Problem
Could you write out all of the data again, word for word?

Data provided
# huawei-noah/Speech-Backbones

Hardware: NVIDIA H100
Metric: mel-frames/sec at N=50 reverse-diffusion steps (higher is better)
Workload: dtype f32

## Files before the change

speech-backbones_b200/csrc/sbk_api.cu:

```cuda
#include "sbk_host.h"

#include <math.h>
#include <stdarg.h>
#include <stdio.h>
#include <stdlib.h>
#include <string.h>

#include <algorithm>
#include <map>
#include <string>
#include <vector>

using namespace sbk;

static thread_local char g_err[1024] = "";
int sbk::fail(int code, const char* fmt, ...) {
    va_list ap;
    va_start(ap, fmt);
    vsnprintf(g_err, sizeof(g_err), fmt, ap);
    va_end(ap);
    return code;
}

namespace {
// ... 323 lines not shown
        CU(cudaMemcpy(h->d_freqs, f.data(), half * sizeof(float), cudaMemcpyHostToDevice));
    }
    if (!h->d_zero) {
        CU(cudaMalloc(&h->d_zero, 8192));
        CU(cudaMemset(h->d_zero, 0, 8192));
    }
    free_plan(h);
    h->is_packed = true;
    return SBK_OK;
}

namespace {
struct Bufs {
    float *A[3], *Bf[3], *X[3], *Y[3], *S[3], *D[3], *U1;
    float *kv_part, *ctx, *w_eff, *b_eff;
    std::map<const void*, float*> lo;
};
}
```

Expected answer
# huawei-noah/Speech-Backbones

Hardware: NVIDIA H100
Metric: mel-frames/sec at N=50 reverse-diffusion steps (higher is better)
Workload: dtype f32

## Files before the change

speech-backbones_b200/csrc/sbk_api.cu:

```cuda
#include "sbk_host.h"

#include <math.h>
#include <stdarg.h>
#include <stdio.h>
#include <stdlib.h>
#include <string.h>

#include <algorithm>
#include <map>
#include <string>
#include <vector>

using namespace sbk;

static thread_local char g_err[1024] = "";
int sbk::fail(int code, const char* fmt, ...) {
    va_list ap;
    va_start(ap, fmt);
    vsnprintf(g_err, sizeof(g_err), fmt, ap);
    va_end(ap);
    return code;
}

namespace {
// ... 323 lines not shown
        CU(cudaMemcpy(h->d_freqs, f.data(), half * sizeof(float), cudaMemcpyHostToDevice));
    }
    if (!h->d_zero) {
        CU(cudaMalloc(&h->d_zero, 8192));
        CU(cudaMemset(h->d_zero, 0, 8192));
    }
    free_plan(h);
    h->is_packed = true;
    return SBK_OK;
}

namespace {
struct Bufs {
    float *A[3], *Bf[3], *X[3], *Y[3], *S[3], *D[3], *U1;
    float *kv_part, *ctx, *w_eff, *b_eff;
    std::map<const void*, float*> lo;
};
}
```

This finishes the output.